Back to Customer Experience. Many are playing around with customer interactions tactically and calling it Customer Experience. I see this in the field of customer service. In that field they have adopted the fashionable language of customer experience when they are talking about handling customer calls. Then there are a few that may have adopted Customer Experience as a strategy. And they are the ones that are likely to have appointed a Chief Customer Officer who has teeth. Finally, there are some, few, companies for whom Customer Experience is a way of life: Zappos, Amazon, Zane’s Cycles, SouthWest Airlines….
As I see it you view CX, at best, as a strategy. I say CX is a business philosophy that underpins the way that the entire organisation works. Fundamentally, is it business philosophy that prioritises EVERYTHING around the Customer Experience. Specifically, this kind of organisation competes at the level of the Customer Experience, not the product, nor the service, nor the price.

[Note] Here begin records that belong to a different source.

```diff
+extern "C" int mega_stem_pool_dt(const void* in, int u8, const void* w_n176, const float* scale, const float* bias,
+                                 void* out, int N, int H, int W, float mean0, float mean1, float mean2, int to_bgr,
+                                 int dtype, void* stream) {
+  return mega_stem_pool_dt_grid(in, u8, w_n176, scale, bias, out, N, H, W, mean0, mean1, mean2, to_bgr, dtype, 0, stream);
 }
 
 extern "C" int mega_roi_align_fwd_planes_dt(const float* feat, const float* rois, void* out, int K, int C, int H, int W,
diff --git a/mega/pytorch_amd/ops.py b/mega/pytorch_amd/ops.py
--- a/mega/pytorch_amd/ops.py
+++ b/mega/pytorch_amd/ops.py
@@ -345,7 +345,7 @@
     return out
 
 
-def stem_pool(x, w_n160, scale, bias, mean=None, to_bgr=True):
+def stem_pool(x, w_n160, scale, bias, mean=None, to_bgr=True, max_blocks=0):
     _gpu(x, w_n160, scale, bias)
     lib = _lib.load()
     u8 = x.dtype == torch.uint8
@@ -362,10 +362,11 @@
     Hp, Wp = (Ho - 1) // 2 + 1, (Wo - 1) // 2 + 1
     out = torch.empty((N, Hp, Wp, 64), dtype=w_n160.dtype, device=x.device)
     _tok = _pb("stem", 2.0 * N * Ho * Wo * 64 * 147, x.numel() * x.element_size() + out.numel() * 2)
-    rc = lib.mega_stem_pool_dt(_ptr(x), int(u8), _ptr(w_n160), _ptr(scale), _ptr(bias), _ptr(out), N, H, W,
-                               float(mean[0]), float(mean[1]), float(mean[2]), int(to_bgr), _dt(w_n160), _stream())
-    _pe(_tok)
-    _lib.check(rc, "mega_stem_pool_dt")
+    rc = lib.mega_stem_pool_dt_grid(_ptr(x), int(u8), _ptr(w_n160), _ptr(scale), _ptr(bias), _ptr(out), N, H, W,
+                                    float(mean[0]), float(mean[1]), float(mean[2]), int(to_bgr), _dt(w_n160),
+                                    int(max_blocks), _stream())
+    _pe(_tok)
+    _lib.check(rc, "mega_stem_pool_dt_grid")
     return out
 
 
```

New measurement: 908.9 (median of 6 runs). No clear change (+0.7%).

I might just write a blog post on this.
All the best and thank you for opening up a conversation between us.
Maz
Maz,
I should have made it more clear that I was commenting on the common definition of CEM promoted by many practitioners. In my 2006 CEM study, I included product usage experiences as part of my research.
While most CEM practitioners may agree generally that the product is part of the experience, I rarely see any real focus there. Most define (or practice) CEM as how the company attempts to define, deliver and improve interactions with the company, including people and systems. Product design is left to experts in innovation and user experience (UX).

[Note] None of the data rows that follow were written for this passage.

hipError_t bf_launch_terms(const bf_terms_args &a, hipStream_t stream)
{
    const void *func;
    dim3 grid, block;
    const hipError_t e = bf_prepare_terms(a, &func, &grid, &block);
    if (e != hipSuccess || func == nullptr) return e;
    void *params[] = {const_cast<bf_terms_args *>(&a)};
    return hipLaunchKernel(func, grid, block, params, 0, stream);
}

hipError_t bf_launch_rows(const bf_rows_args &a_in, bool out16, int waves_per_block, int rows_per_wave,
                          bool nontemporal, bool xcd_remap, bool nomath, hipStream_t stream)
{
    bf_rows_args a = a_in;
    if (a.n_pairs == 0 || a.nc == 0 || a.nt == 0) return hipSuccess;
    const uint32_t ppl = out16 ? 4u : 2u;
    const uint32_t cols = 64u * ppl * (a.same_tile ? 1u : (uint32_t)waves_per_block);
    const uint32_t rows = (uint32_t)rows_per_wave * (a.same_tile ? (uint32_t)waves_per_block : 1u);
    a.n_colgroups = (a.n_pairs + cols - 1) / cols;
    a.n_rowgroups = (a.nc + rows - 1) / rows;
    const uint64_t blocks = (uint64_t)a.n_colgroups * a.n_rowgroups * a.nt;
    if (blocks == 0 || blocks > 0x7fffffffull) return hipErrorInvalidValue;
    a.xcd_remap = (xcd_remap && (blocks % 8u) == 0u) ? 1u : 0u;
    const bool aligned = (a.n_pairs % ppl) == 0 && (reinterpret_cast<uintptr_t>(a.out) % 16u) == 0;
    const dim3 grid((uint32_t)blocks);
    return out16 ? launch_rows_o<true>(a, waves_per_block, rows_per_wave, nontemporal, aligned, nomath, grid, stream)
                 : launch_rows_o<false>(a, waves_per_block, rows_per_wave, nontemporal, aligned, nomath, grid, stream);
}

__global__ void __launch_bounds__(kBlock) bf_verify_div3_kernel(float D, float y, uint32_t *mismatches)
{
    const uint32_t i = blockIdx.x * kBlock + threadIdx.x;
    const float x = dcs_bits_f32(0x3f800000u + i);
    const float q = dcs_div_const3(x, D, y);
    const float e = x / D;
    if (dcs_f32_bits(q) != dcs_f32_bits(e)) atomicAdd(mismatches, 1u);
}

hipError_t bf_launch_verify_div3(float D, float y, uint32_t *d_mismatches, hipStream_t stream)
{
    hipLaunchKernelGGL(bf_verify_div3_kernel, dim3((1u << 23) / kBlock), dim3(kBlock), 0, stream, D, y, d_mismatches);
    return hipGetLastError();
}

hipError_t bf_warm_module()
{
    hipFuncAttributes attr;
    return hipFuncGetAttributes(&attr, reinterpret_cast<const void *>(&bf_gather_beams_kernel));
}

__global__ void __launch_bounds__(kBlock) bf_clear_words_kernel(uint32_t *words, const uint32_t n)
{
    const uint32_t i = blockIdx.x * kBlock + threadIdx.x;
    if (i < n) words[i] = 0u;
}

hipError_t bf_launch_clear_words(uint32_t *words, uint32_t n, hipStream_t stream)
{
    if (n == 0) return hipSuccess;
    if (words == nullptr) return hipErrorInvalidValue;
    hipLaunchKernelGGL(bf_clear_words_kernel, dim3((n + kBlock - 1) / kBlock), dim3(kBlock), 0, stream, words, n);
    return hipGetLastError();
}

hipError_t bf_launch_bform_terms(const bf_bform_terms_args &a, const float *dt_inline, hipStream_t stream)
{
    if (a.nt == 0 || a.n_pairs == 0) return hipSuccess;
    if (a.nt > 65535u) return hipErrorInvalidValue;
    const dim3 grid((a.n_pairs + kBlock - 1) / kBlock, a.nt);
    if (dt_inline != nullptr && a.nt > 1u) {
        if (a.nt > kDtInline) return hipErrorInvalidValue;
        bf_bform_terms_args_inl ai;
        ai.a = a;
        std::memcpy(ai.dt_inline, dt_inline, (size_t)a.nt * sizeof(float));
        hipLaunchKernelGGL(bf_bform_terms_kernel<true>, grid, dim3(kBlock), 0, stream, ai);
        return hipGetLastError();
    }
    bf_bform_terms_args b = a;
    if (dt_inline != nullptr) {
        b.dt_dev = nullptr;
        b.dt0 = dt_inline[0];
    } else if (a.dt_dev == nullptr && a.nt != 1u) {
        return hipErrorInvalidValue;
    }
    hipLaunchKernelGGL(bf_bform_terms_kernel<false>, grid, dim3(kBlock), 0, stream, b);
    return hipGetLastError();
}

In fact, I can’t tell you the number of times I’ve read that CEM is important because products are commodities. The implication is crystal clear — CEM is about making company interactions better, because you can’t win the product game. I don’t personally agree with that, because I see the best companies continuing to innovate the core products/services they are selling, while also improving all the other interactions.
You might enjoy reading a discussion I had with Sampson Lee on this point. He says “Product is the Using Experience.” My concern about taking this direction for CEM is that it becomes another CRM — the answer for everything. CEM will collapse under its own weight, just like CRM has.
That said, inside individual companies, CxM can be defined in any way the company leaders want. In some cases, CRM is the banner to implement a customer-centric philosophy. In others CEM. At a Amazon.com, Jeff Bezos set out at the very beginning to build the world’s most customer-centric company. Apple’s Steve Jobs wanted to build “insanely great” products. These leaders don’t use buzzwords, they focus on delivering value that delights their customers.
Maybe what’s needed is some work by the CEM community to come up with a common definition of CEM that everyone would promote. That’s something the CRMers never did. Then we settle the question about whether CEM is a “way of life,” the role of products, price, etc.